5. Test Deployments in a Staging Environment:

   Before deploying changes to production, always test them in a staging environment. This allows you to identify and resolve any issues before they impact your production applications.

6. Use Semantic Versioning for Chart Releases:

   Adopt semantic versioning (SemVer) for your Helm chart releases. SemVer provides a clear and consistent way to manage chart versions and helps prevent compatibility issues between different releases.

7. Document Your Deployment Process:

   Document your deployment process, including the steps for building, pushing, and deploying Helm charts. This documentation will help ensure consistency and make it easier for team members to collaborate and troubleshoot issues.

8. Automate Your Deployment Pipeline:

   Automate your deployment pipeline using CI/CD tools. This reduces the risk of human error and ensures that deployments are performed consistently and reliably.

By following these best practices, you can significantly improve the reliability and efficiency of your Helm and Argo CD deployments, ensuring that your applications are always running smoothly.

Conclusion

In conclusion, deploying Helm charts with digests in Argo CD requires careful attention to how Argo CD constructs Helm CLI commands. The issue of Argo CD incorrectly including the --version flag when pulling charts by digest can lead to deployment failures and frustrate DevOps teams. However, by understanding the root cause of this problem and implementing the proposed solution—modifying Argo CD to conditionally include the --version flag—you can overcome this hurdle and ensure seamless deployments.

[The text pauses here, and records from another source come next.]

@@ -500,7 +503,13 @@
                   else RC(launch_conv_dgrad(l, W, B, ws + w.d_o[0], P_(h->dec_w[0]), nullptr, ws + w.d_h, ws + w.scratch, st)); }
             } else {
                 { ProbeArm pa(h, 2, l);
-                  RC(launch_conv_up_wgrad(l, W, B, in, ws + w.d_o[i], G_(h->dec_w[i]), G_(h->dec_b[i]), scw, sd, use_bf16_wgrad(h, l))); }
+                  RC(launch_conv_up_wgrad_reduce(l, W, B, in, ws + w.d_o[i], ws + w.up_red[i - 1], scw, sd, use_bf16_wgrad(h, l))); }
+                if (i == 1) {
+                    const float* red[3] = {ws + w.up_red[0], ws + w.up_red[1], ws + w.up_red[2]};
+                    float* dw[3] = {G_(h->dec_w[1]), G_(h->dec_w[2]), G_(h->dec_w[3])};
+                    float* db[3] = {G_(h->dec_b[1]), G_(h->dec_b[2]), G_(h->dec_b[3])};
+                    RC(launch_expand_dw3(red, dw, db, sd));
+                }
                 { ProbeArm pa(h, 1, l);
                   if (use_bf16(h, l)) RC(launch_conv_up_dgrad_bf16(l, W, bf16_mode(h), B, ws + w.d_o[i], ws + w.wpack, ws + w.o[i - 1], ws + w.d_o[i - 1], st));
                   else RC(launch_conv_up_dgrad(l, W, B, ws + w.d_o[i], ws + w.wc[i - 1], ws + w.o[i - 1], ws + w.d_o[i - 1], sc, st)); }
diff --git a/critic-vae_amd/csrc/bn.hip b/critic-vae_amd/csrc/bn.hip
--- a/critic-vae_amd/csrc/bn.hip
+++ b/critic-vae_amd/csrc/bn.hip
@@ -15,6 +15,21 @@
     int imgs, ppi, tpi;
     part_geom(layer, g.H, &imgs, &ppi, &tpi);
     return cdiv(B, imgs) * tpi;
+}
+
+struct BnSums { double S, Q, M; };
+__device__ __forceinline__ BnSums bn_fwd_rows(const float* __restrict__ part, int numTiles, int C, int B, int imgsPerTile, int pxPerImg,
+                                              int tilesPerImg, int c, int t0, int t1, int rg) {
+    BnSums a{0.0, 0.0, 0.0};
+#pragma unroll 4
+    for (int t = t0 + rg; t < t1; t += 8) {
+        const int img0 = (t / tilesPerImg) * imgsPerTile;
+        int ni = B - img0; if (ni > imgsPerTile) ni = imgsPerTile;
+        const double n = (double)(ni * pxPerImg);
+        const double s = (double)part[(size_t)t * C + c];
+        a.S += s; a.Q += s * s / n; a.M += (double)part[((size_t)numTiles + t) * C + c];
+    }
+    return a;
 }
 
 __global__ __launch_bounds__(256) void bn_fwd_reduce_kernel(const float* __restrict__ part, int numTiles, int C, int B,
@@ -24,15 +39,8 @@
     const int cl = threadIdx.x & 31, rg = threadIdx.x >> 5, c = blockIdx.x * 32 + cl;
     const int t0 = blockIdx.y * tilesPerBlk;
     int t1 = t0 + tilesPerBlk; if (t1 > numTiles) t1 = numTiles;
-    double S = 0.0, Q = 0.0, M = 0.0;
-#pragma unroll 4
-    for (int t = t0 + rg; t < t1; t += 8) {
-        const int img0 = (t / tilesPerImg) * imgsPerTile;
-        int ni = B - img0; if (ni > imgsPerTile) ni = imgsPerTile;
-        const double n = (double)(ni * pxPerImg);
-        const double s = (double)part[(size_t)t * C + c];
-        S += s; Q += s * s / n; M += (double)part[((size_t)numTiles + t) * C + c];
-    }
+    const BnSums a = bn_fwd_rows(part, numTiles, C, B, imgsPerTile, pxPerImg, tilesPerImg, c, t0, t1, rg);
+    double S = a.S, Q = a.Q, M = a.M;
     red[0][rg][cl] = S; red[1][rg][cl] = Q; red[2][rg][cl] = M;
     __syncthreads();
     if (rg == 0) {
@@ -68,7 +76,6 @@
     coef[c * 4 + 3] = invstd;
 }
 
-struct BnSums { double S, Q, M; };
 __device__ __forceinline__ BnSums bn_fwd_merge(const double* __restrict__ mid, int RA, int C, int c, int r) {
     BnSums s{0.0, 0.0, 0.0};
     if (r < RA) { s.S = mid[(size_t)r * 3 * C + c]; s.Q = mid[(size_t)r * 3 * C + C + c]; s.M = mid[(size_t)r * 3 * C + 2 * C + c]; }
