@@ -672,25 +711,27 @@
   if (t < tiles_ub) {
     const MsTile d = desc[t];
     const u32 valid = d.segvalid & 0x1FFFu;
-    u32 head = (4u - (d.start & 3u)) & 3u;
+    u32 head = (PER - (d.start & (PER - 1u))) & (PER - 1u);
     head = head < valid ? head : valid;
-    const u32 nq = (valid - head) >> 2, tail = valid - head - 4u * nq;
-    const u32 *kp = keys + d.start;
-    uint4 q[2];
-#pragma unroll
-    for (int j = 0; j < 2; j++) {
+    const u32 nq = (valid - head) / PER, tail = valid - head - PER * nq;
+    const KT *kp = keys + d.start;
+    uint4 q[NLD];
+#pragma unroll
+    for (int j = 0; j < NLD; j++) {
       const u32 i = (u32) j * MS_THREADS + tid;
-      if (i < nq) q[j] = *reinterpret_cast<const uint4 *>(kp + head + 4u * i);
-    }
-    if ((u32) tid < head) atomicAdd(&h[w][kp[tid] >> dsh], 1u);
-    if ((u32) tid < tail) atomicAdd(&h[w][kp[head + 4u * nq + tid] >> dsh], 1u);
-#pragma unroll
-    for (int j = 0; j < 2; j++) {
+      if (i < nq) q[j] = *reinterpret_cast<const uint4 *>(kp + head + PER * i);
+    }
+    if ((u32) tid < head) atomicAdd(&h[w][ms_hist_key(kp[tid]) >> dsh], 1u);
+    if ((u32) tid < tail) atomicAdd(&h[w][ms_hist_key(kp[head + PER * nq + tid]) >> dsh], 1u);
+#pragma unroll
+    for (int j = 0; j < NLD; j++) {
       const u32 i = (u32) j * MS_THREADS + tid;
       if (i < nq) {
-        atomicAdd(&h[w][q[j].x >> dsh], 1u);
+        if (PER == 4) {
+          atomicAdd(&h[w][q[j].x >> dsh], 1u);
+          atomicAdd(&h[w][q[j].z >> dsh], 1u);
+        }
         atomicAdd(&h[w][q[j].y >> dsh], 1u);
-        atomicAdd(&h[w][q[j].z >> dsh], 1u);
         atomicAdd(&h[w][q[j].w >> dsh], 1u);
       }
     }
@@ -715,18 +756,22 @@
   tot[i] = scanned[(u64) tfirst[s + 1] * 256 + d] - scanned[(u64) tfirst[s] * 256 + d];
 }
 
-template <int LEVEL>
+template <int LEVEL, bool WIDE>
 __global__ __launch_bounds__(MS_THREADS) void k_msd_scatter_lvl(
     const u32 *__restrict__ kin, const u8 *__restrict__ xin, const u32 *__restrict__ pin,
+    const u64 *__restrict__ ein, const u32 *__restrict__ bnd, int lbits,
     const MsTile *__restrict__ desc, u32 tiles_ub, const u32 *__restrict__ scanned,
     const u32 *__restrict__ tfirst, const u32 *__restrict__ cstart, int cb, int dsh,
     u32 *__restrict__ kout, u32 *__restrict__ pout) {
+  static_assert(!WIDE || LEVEL == 1, "only level A writes the u64 entries");
   __shared__ u32 s_key[MS_TILE];
   __shared__ u32 s_val[MS_TILE];
   __shared__ u8 s_x[LEVEL == 1 ? MS_TILE : 4];
   __shared__ u16 s_cnt_mem[MS_WAVES * 256];
   __shared__ u32 s_obase[256];
   __shared__ u32 s_scan[MS_WAVES];
+  __shared__ u32 s_in[WIDE ? MSD_BLOCKS : 1];
+  __shared__ u32 s_bcnt[WIDE ? 8 : 1];
   const int tid = threadIdx.x, lane = tid & 63, w = tid >> 6;
   const u32 tile = ms_xcd_tile(blockIdx.x, tiles_ub);
   if (tile >= tiles_ub) return;
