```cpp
struct ModelDev {
	int k, nh, nb, ci, cs, bf_num;
	int nh_first, nh_second;
	StrGeom gfull, gback;
	u32 *bf[3];      ModU64 bf_mod[3];
	u32 *bf_back[3]; ModU64 bf_back_mod[3];
	u32 *km_back;    ModU64 km_back_mod;
	cell_t *cells[KMX_MAX_NB];
	ModU64 km_mod;
	int bloom_direct;
	u64 bf_woff[3], bf_back_woff[3];
	int kmb_direct;
	const u32 *bin_of_occ;
	const u32 *mean_of_bin;
	int rest_pre_len, rest_W;
	u64 rest_entries;
	const int *rest_h2i;
	const int *rest_pre;
	const u64 *rest_suf;
	const int *rest_cnt;
	int rest_fbits;
	const u32 *rest_fine;
	const u64 *rest_q;
};

#define BS_BINS 256
#define BS_TILE_WORDS (1u << 15)
struct BitScatter {
	u32 *words;
	u64 nwords;
	u32 wshift;
	u32 cap;
	u32 *tup;
	int *cnt;
	u32 tlog2;
	u32 cap2;
	u32 *tup2;
	int *cnt2;
};
struct KmbackJob {
	const u64 *kmers;
	const unsigned char *surv;
	int n_in_block;
	int i0, n_lists;
};
#define BS_MAX_TILES_LOG2 8

struct KmcDecode {
	const unsigned char *recs;
	const u64 *lut;
	u64 n_lut, prefix_mask;
	u32 rec_bytes, suf_bytes, cnt_bytes;
};

enum { ST_ATTEMPTS = 0, ST_SUCCESSES, ST_SLOW_SUCC, ST_CONTENDED, ST_FIN_ITERS, ST_BAD_COUNT, ST_MAX_U0, ST_MAX_UFIN,
       ST_PIPE_ATTEMPTS, ST_PIPE_SUCC,
// ... 149 lines not shown
```

### kmcex_amd/csrc/launchers.h

```cpp
#pragma once
#include "kmx_types.h"

template <typename T> struct DevBuf;

namespace kmxk {
void histogram(const u32 *, u64, int, int, int, u64 *, u64 *, hipStream_t);
int classify_tiles(u64 n);
void classify_count(const ModelDev &, const u64 *, const u32 *, u64, u64, int *, int *, int *, u64 *, const BitScatter &, int, hipStream_t, KernelProf *);
void classify_scatter(const ModelDev &, const u64 *, const u32 *, u64, const int *, u64 *, u32 *, u64, hipStream_t);
void block_init(const BlockDev &, int, int, int, hipStream_t);
void round(const ModelDev &, const BlockDev &, int, int, int, u64 *, int, hipStream_t, KernelProf *, const KmbackJob *, const BitScatter *, const RoundProbe *probe = nullptr);
void commit_flush(const ModelDev &, const BlockDev &, int, int, hipStream_t, KernelProf *);
void rest_append(const ModelDev &, const BlockDev &, int, int, int, u64 *, int *, unsigned long long *, u64 *, int *, u64 *, hipStream_t, int istride = 1);
void kmback_emit(const ModelDev &, const BlockDev &, const u64 *, const unsigned char *, int, int, int, int, int, const BitScatter &, hipStream_t, int istride = 1);
void bs_apply(const BitScatter &, hipStream_t);
void ring_import(const ModelDev &, const BlockDev &, int, const RingLists &, u64 *, u32 *, hipStream_t);
void ring_export(const ModelDev &, const BlockDev &, int, const RingLists &, u64 *, hipStream_t);
void or_words(u32 *, const u32 *, u64, hipStream_t);
void range_emit(const ModelDev &, const BlockDev &, const RangeDev &, const RangePlan &, int, int, bool, hipStream_t);
void range_seal(const RangeDev &, const RangePlan &, hipStream_t);
void range_verdict(const ModelDev &, const BlockDev &, int *, int, const RangeIn &, unsigned char *, int, bool, hipStream_t);
void range_apply(const ModelDev &, const BlockDev &, const RangeDev &, const RangePlan &, int, int, bool, hipStream_t);
void range_resolve(const ModelDev &, const BlockDev &, const RangeDev &, const RangePlan &, int, int, bool, hipStream_t);
void range_commit_apply(const ModelDev &, const RangeIn &, int, hipStream_t);
void query(const ModelDev &, const u64 *, u64, int *, hipStream_t, KernelProf *, u64 *acct = nullptr);
void query_ascii(const ModelDev &, int, const unsigned char *, int, u64, int *, hipStream_t);
void query_seq(const ModelDev &, const unsigned char *, u64, const u64 *, u64, u64, u64, int *, u32 *, u32, u32 *, u32 *, hipStream_t, KernelProf *);
void seq_summary_init(SeqSummary *, u64, hipStream_t, KernelProf *);
void seq_summary_finish(SeqSummary *, const u64 *, u64, u64, int, hipStream_t, KernelProf *);
void summarise_seq(const ModelDev &, const unsigned char *, u64, u64, const u64 *, u64, u64, u64, const SeqSumDev &, u32 *, u32, u32 *, u32 *, hipStream_t, KernelProf *);
void seq_correction_init(SeqCorrection *, const u64 *, u64, u64, int, hipStream_t, KernelProf *);
void correct_piece(const ModelDev &, const unsigned char *, u64, u64, u64, const u64 *, u64, u64, u64, u64, u64, u64 *, const CorrDev &, unsigned char *, u32 *, u32, u32 *, u32 *, hipStream_t, KernelProf *);
void cells_from_disk(const unsigned char *, const unsigned char *, u64, cell_t *, u64, hipStream_t);
void cells_to_disk(const cell_t *, u64, u64, int, unsigned char *, hipStream_t);
void debug_hash(int, const u64 *, u64, const u32 *, int, int, u64 *, hipStream_t);
void debug_min_kmer(int, const u64 *, u64, u64 *, hipStream_t);
void debug_mod(const u64 *, u64, u64, u64 *, hipStream_t);
void micro(int, u64 *, u64, u64, u64, u64 *, hipStream_t);
hipError_t rest_sort(const u64 *, const int *, u64, int, int, u64 *, int *, hipStream_t);
hipError_t rest_index(const u64 *, u64, int, int, int, int *, int *, u64 *, int *, hipStream_t);
void rest_expand(const int *, const int *, const u64 *, int, int, int, int, u64 *, hipStream_t);
void rest_accel(const u64 *, u64, int, int, int, const int *, const int *, const u64 *, int, u32 *, u64 *, hipStream_t);
void rest_suffix_bytes(const u64 *, u64, int, int, unsigned char *, hipStream_t);
void count_windows(int, const unsigned char *, u64, const u64 *, u64, u64, u64, u64 *, u64 *, u64, unsigned long long *, hipStream_t);
void kmc_decode(const KmcDecode &, int, u64, u64, u64 *, u32 *, hipStream_t);
hipError_t count_piece(int, int, u64 *, u64 *, u64, u64, u32 *, unsigned long long *, DevBuf<unsigned char> &tmp, hipStream_t);
hipError_t count_merge(int, const u64 *, const u32 *, u64, const u64 *, const u32 *, u64, u64 *, u32 *, DevBuf<unsigned char> &tmp, hipStream_t);
hipError_t count_reduce(int, const u64 *, const u32 *, u64, u64 *, u32 *, unsigned long long *, DevBuf<unsigned char> &tmp, hipStream_t);
hipError_t count_filter(int, const u64 *, const u32 *, u64, u32, u32, u32, u64 *, u32 *, unsigned char *, unsigned long long *, DevBuf<unsigned char> &tmp, hipStream_t);
}
```

### kmcex_amd/csrc/rest_device.hip

```cpp
#include "hip_owned.h"
#include "launchers.h"
#include <cstring>
#include <rocprim/rocprim.hpp>

namespace {

__global__ __launch_bounds__(256) void k_iota(u32 *idx, u64 n)
{
	u64 i = (u64)blockIdx.x * 256 + threadIdx.x;
	if (i < n) idx[i] = (u32)i;
}
__global__ __launch_bounds__(256) void k_split2(const u64 *km, u64 n, u64 *hi, u64 *lo)
{
	u64 i = (u64)blockIdx.x * 256 + threadIdx.x;
	if (i < n) { hi[i] = km[2 * i]; lo[i] = km[2 * i + 1]; }
}
__global__ __launch_bounds__(256) void k_gather_u64(const u64 *src, const u32 *idx, u64 n, u64 *dst)
{
	u64 i = (u64)blockIdx.x * 256 + threadIdx.x;
	if (i < n) dst[i] = src[idx[i]];
}
__global__ __launch_bounds__(256) void k_gather_final2(const u64 *km, const int *cnt, const u32 *idx, u64 n, u64 *okm, int *ocnt)
{
	u64 i = (u64)blockIdx.x * 256 + threadIdx.x;
// ... 62 lines not shown
		const u64 mid = (lo + hi) >> 1;
		const unsigned __int128 v = W == 1 ? (unsigned __int128)km[mid] : (((unsigned __int128)km[2 * mid] << 64) | km[2 * mid + 1]);
		if (v < thr) lo = mid + 1; else hi = mid;
	}
	fine[b] = (u32)lo;
}

__global__ __launch_bounds__(256) void k_next_first(const int *h2i, const int *pre, const u64 *suf, u64 n, int map_size, int W, u64 *q)
{
	int P = blockIdx.x * 256 + threadIdx.x;
	if (P >= map_size) return;
	const int g = h2i[P];
	u64 e = g >= 0 ? (u64)pre[g + 1] : n;
	for (int w = 0; w < W; w++) q[(u64)P * W + w] = e < n ? suf[e * W + w] : ~0ULL;
}

inline unsigned nblk(u64 n) { return (unsigned)((n + 255) / 256); }

}

__global__ __launch_bounds__(256) void k_rest_suffix_bytes(const u64 *km, u64 n, int W, int suff_group, unsigned char *out)
{
	const u64 e = (u64)blockIdx.x * 256 + threadIdx.x;
	if (e >= n) return;
	const u64 lo = km[e * W + (W - 1)], hi = W == 2 ? km[e * W] : 0;
	for (int g = 0; g < suff_group; g++) {
		const int sh = 8 * (suff_group - 1 - g);
		out[e * (u64)suff_group + g] = (unsigned char)(sh >= 64 ? hi >> (sh - 64) : lo >> sh);
	}
}

namespace kmxk {

hipError_t rest_sort(const u64 *km_in, const int *cnt_in, u64 n, int W, int k, u64 *km_out, int *cnt_out, hipStream_t st)
{
	if (!n) return hipSuccess;
	size_t tmp_bytes = 0;
	DevBuf<unsigned char> tmp;
	if (W == 1) {
		RCHK(rocprim::radix_sort_pairs(nullptr, tmp_bytes, km_in, km_out, cnt_in, cnt_out, n, 0, 2 * k, st));
		RCHK(tmp.alloc(tmp_bytes));
		hipError_t e = rocprim::radix_sort_pairs(tmp.get(), tmp_bytes, km_in, km_out, cnt_in, cnt_out, n, 0, 2 * k, st);
		hipStreamSynchronize(st);
		return e;
	}
	DevBuf<u64> hi, lo, key2, key3;
	DevBuf<u32> i0, i1;
	RCHK(hi.alloc(n)); RCHK(lo.alloc(n));
	RCHK(key2.alloc(n)); RCHK(key3.alloc(n));
	RCHK(i0.alloc(n)); RCHK(i1.alloc(n));
	hipLaunchKernelGGL(k_split2, dim3(nblk(n)), dim3(256), 0, st, km_in, n, hi.get(), lo.get());
	hipLaunchKernelGGL(k_iota, dim3(nblk(n)), dim3(256), 0, st, i0.get(), n);
	size_t t1 = 0, t2 = 0;
	RCHK(rocprim::radix_sort_pairs(nullptr, t1, lo.get(), key2.get(), i0.get(), i1.get(), n, 0, 64, st));
	RCHK(rocprim::radix_sort_pairs(nullptr, t2, key2.get(), key3.get(), i1.get(), i0.get(), n, 0, 2 * k - 64, st));
	tmp_bytes = t1 > t2 ? t1 : t2;
	RCHK(tmp.alloc(tmp_bytes));
	hipError_t e = rocprim::radix_sort_pairs(tmp.get(), tmp_bytes, lo.get(), key2.get(), i0.get(), i1.get(), n, 0, 64, st);
	if (e == hipSuccess) {
		hipLaunchKernelGGL(k_gather_u64, dim3(nblk(n)), dim3(256), 0, st, (const u64 *)hi.get(), (const u32 *)i1.get(), n, key2.get());
		e = rocprim::radix_sort_pairs(tmp.get(), tmp_bytes, key2.get(), key3.get(), i1.get(), i0.get(), n, 0, 2 * k - 64, st);
	}
	if (e == hipSuccess) hipLaunchKernelGGL(k_gather_final2, dim3(nblk(n)), dim3(256), 0, st, km_in, cnt_in, (const u32 *)i0.get(), n, km_out, cnt_out);
	hipStreamSynchronize(st);
	return e;
}

hipError_t rest_index(const u64 *km_sorted, u64 n, int W, int k, int pre_len, int *h2i, int *pre, u64 *suf, int *groups, hipStream_t st)
{
	const int sbits = 2 * (k - pre_len);
	RCHK(hipMemsetAsync(groups, 0, 4, st));
	RCHK(hipMemsetAsync(pre, 0, 4, st));
	if (!n) return hipSuccess;
	DevBuf<int> flag, scan;
	DevBuf<unsigned char> tmp;
	size_t tmp_bytes = 0;
	RCHK(flag.alloc(n));
	RCHK(scan.alloc(n));
	hipLaunchKernelGGL(k_rest_flags, dim3(nblk(n)), dim3(256), 0, st, km_sorted, n, W, sbits, flag.get(), suf);
	RCHK(rocprim::inclusive_scan(nullptr, tmp_bytes, flag.get(), scan.get(), n, rocprim::plus<int>(), st));
	RCHK(tmp.alloc(tmp_bytes));
	hipError_t e = rocprim::inclusive_scan(tmp.get(), tmp_bytes, flag.get(), scan.get(), n, rocprim::plus<int>(), st);
	if (e == hipSuccess) hipLaunchKernelGGL(k_rest_index, dim3(nblk(n)), dim3(256), 0, st, km_sorted, n, W, sbits, (const int *)flag.get(), (const int *)scan.get(), h2i, pre, groups);
	hipStreamSynchronize(st);
	return e;
}

void rest_expand(const int *h2i, const int *pre, const u64 *suf, int map_size, int W, int k, int pre_len, u64 *out, hipStream_t st)
{
	hipLaunchKernelGGL(k_rest_expand, dim3(nblk(map_size)), dim3(256), 0, st, h2i, pre, suf, map_size, W, 2 * (k - pre_len), out);
}

void rest_accel(const u64 *km_sorted, u64 n, int W, int k, int F, const int *h2i, const int *pre, const u64 *suf, int map_size, u32 *fine, u64 *q, hipStream_t st)
{
	const u64 nbuckets = 1ULL << F;
	hipLaunchKernelGGL(k_fine_index, dim3(nblk(nbuckets + 1)), dim3(256), 0, st, km_sorted, n, W, 2 * k - F, nbuckets, fine);
	hipLaunchKernelGGL(k_next_first, dim3(nblk(map_size)), dim3(256), 0, st, h2i, pre, suf, n, map_size, W, q);
}

void rest_suffix_bytes(const u64 *km_sorted, u64 n, int W, int suff_group, unsigned char *out, hipStream_t st)
{
	if (n) hipLaunchKernelGGL(k_rest_suffix_bytes, dim3(nblk(n)), dim3(256), 0, st, km_sorted, n, W, suff_group, out);
}

}
```

Measured before the change: 1.504 billion k-mers/s.

## Interleave rest-table hint bits with km_back filter to skip rest lookups

Builds a combined 64-bit-word array where the low half mirrors the km_back Bloom filter and the high half holds a Bloom-style hint of the k-mers stored in the rest table (rows and phantom prefixes). At query time a single pass over those words answers both the km_back membership test and whether the rest table could contain the k-mer, so the rest_check lookup is skipped for most queries. The rest build also reuses persistent scratch buffers instead of allocating per call and drops intermediate stream syncs. The cost is extra memory for the interleaved array, extra build kernels, and a slightly more complex query path.

```diff
diff --git a/kmcex_amd/csrc/kernels.hip b/kmcex_amd/csrc/kernels.hip
--- a/kmcex_amd/csrc/kernels.hip
+++ b/kmcex_amd/csrc/kernels.hip
@@ -1756,9 +1756,8 @@
 }
 
 template <int PW, typename NEIGH>
-__device__ __forceinline__ int occ_from_filters(const ModelDev &md, const StrGeom gf, const StrGeom gb, const Premixed<PW> &pf, const Premixed<PW> &pb, NEIGH neighbours)
-{
-	const bool in_back = bloom_check_pm<PW>(pb, gb, md.km_back, md.km_back_mod, md.nh - 2);
+__device__ __forceinline__ int occ_from_filters_ib(const ModelDev &md, const StrGeom gf, const StrGeom gb, const Premixed<PW> &pf, const Premixed<PW> &pb, const bool in_back, NEIGH neighbours)
+{
 	const int occ = check_all_bf<PW>(md, gf, gb, pf, pb);
 	if (!in_back) return occ;
 	int nv = 0, first = 0;
@@ -1794,6 +1793,12 @@
 		}
 	}
 	return bin < (1 << md.nh) ? (int)md.mean_of_bin[bin] : 0;
+}
+template <int PW, typename NEIGH>
+__device__ __forceinline__ int occ_from_filters(const ModelDev &md, const StrGeom gf, const StrGeom gb, const Premixed<PW> &pf, const Premixed<PW> &pb, NEIGH neighbours)
+{
+	const bool in_back = bloom_check_pm<PW>(pb, gb, md.km_back, md.km_back_mod, md.nh - 2);
+	return occ_from_filters_ib<PW>(md, gf, gb, pf, pb, in_back, neighbours);
 }
 
 template <int W> __device__ __forceinline__ int neighbour_candidate(const ModelDev &md, u64 *nv)
@@ -1837,12 +1842,66 @@
 {
 	if (md.k & 31) v[0] &= (1ULL << (2 * (md.k & 31))) - 1;
 	min_kmer<W>(v, md.k);
+	auto neighbours = [&](int *cand) { if (ACCT) atomicAdd(acct, 1ULL); return neighbour_bins<W>(md, v, cand); };
+	if (md.kmq) {
+		Aligned<W> al = left_align<W>(v, md.k);
+		Premixed<W> pb = premix_string<W>(drop_first_base<W>(al), md.gback);
+		bool kb_ok = true, hint_ok = true;
+		for (int j = 0; j < md.nh - 2 && (kb_ok || hint_ok); j++) {
+			const u64 pos = mod_u64(murmur_seeded<W>(pb, md.gback, c_seeds[j]), md.km_back_mod);
+			const u64 x = md.kmq[pos >> 5];
+			const u32 b = bit_in_word32(pos);
+			kb_ok = kb_ok && (((u32)x >> b) & 1u);
+			hint_ok = hint_ok && (((u32)(x >> 32) >> b) & 1u);
+		}
+		const int occ = hint_ok ? rest_check<W>(md, v) : 0;
+		if (occ != 0) { *dst = occ; return; }
+		Premixed<W> pf = premix_string<W>(al, md.gfull);
+		*dst = occ_from_filters_ib<W>(md, md.gfull, md.gback, pf, pb, kb_ok, neighbours);
+		return;
+	}
 	int occ = rest_check<W>(md, v);
 	if (occ != 0) { *dst = occ; return; }
 	Aligned<W> al = left_align<W>(v, md.k);
 	Premixed<W> pf = premix_string<W>(al, md.gfull);
 	Premixed<W> pb = premix_string<W>(drop_first_base<W>(al), md.gback);
-	*dst = occ_from_filters<W>(md, md.gfull, md.gback, pf, pb, [&](int *cand) { if (ACCT) atomicAdd(acct, 1ULL); return neighbour_bins<W>(md, v, cand); });
+	*dst = occ_from_filters<W>(md, md.gfull, md.gback, pf, pb, neighbours);
+}
+
+__global__ __launch_bounds__(256) void k_kmq_fill(const u32 *km_back, u64 nwords, u64 *kmq)
+{
+	const u64 w = (u64)blockIdx.x * 256 + threadIdx.x;
+	if (w < nwords) kmq[w] = km_back[w];
+}
+template <int W> __device__ __forceinline__ void rest_hint_set(const ModelDev &md, u64 *kmq, const u64 *v)
+{
+	Premixed<W> pb = premix_string<W>(drop_first_base<W>(left_align<W>(v, md.k)), md.gback);
+	for (int j = 0; j < md.nh - 2; j++) {
+		const u64 pos = mod_u64(murmur_seeded<W>(pb, md.gback, c_seeds[j]), md.km_back_mod);
+		u32 *w = (u32 *)(kmq + (pos >> 5)) + 1;
+		atomicOr(w, 1u << bit_in_word32(pos));
+	}
+}
+template <int W> __global__ __launch_bounds__(256) void k_rest_hint_rows(ModelDev md, const u64 *sorted, u64 n, u64 *kmq)
+{
+	const u64 e = (u64)blockIdx.x * 256 + threadIdx.x;
+	if (e >= n) return;
+	u64 v[W];
+	load_kmer<W>(sorted, e, v);
+	rest_hint_set<W>(md, kmq, v);
+}
+template <int W> __global__ __launch_bounds__(256) void k_rest_hint_phantoms(ModelDev md, const int *h2i, const u64 *q, int map_size, u64 *kmq)
+{
+	const int P = blockIdx.x * 256 + threadIdx.x;
+	if (P >= map_size || h2i[P] < 0) return;
+	u64 v[W];
+	load_kmer<W>(q, (u64)P, v);
+	if (v[0] == ~0ULL) return;
+	const int sbits = 2 * (md.k - md.rest_pre_len);
+	if (W == 1) v[0] |= (u64)P << sbits;
+	else if (sbits >= 64) v[0] |= (u64)P << (sbits - 64);
+	else { v[0] |= (u64)P >> (64 - sbits); v[W - 1] |= (u64)P << sbits; }
+	rest_hint_set<W>(md, kmq, v);
 }
 
 template <int W, bool ACCT> __global__ __launch_bounds__(256) void k_query(ModelDev md, const u64 *kmers, u64 n, int *out, u64 *acct)
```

Moreover, adhering to best practices such as using digests for production deployments, validating charts before pushing them to the OCI registry, and regularly updating Argo CD can further enhance the reliability and efficiency of your deployment process. By adopting these strategies, you can leverage the full potential of Helm and Argo CD to manage your Kubernetes applications effectively.

Remember, the cloud-native landscape is constantly evolving, and staying informed about the latest tools and techniques is crucial for success. We hope this article has provided you with valuable insights and practical guidance for deploying Helm charts with Argo CD. For additional information and resources, be sure to explore the official Argo CD documentation and the Helm documentation. Happy deploying!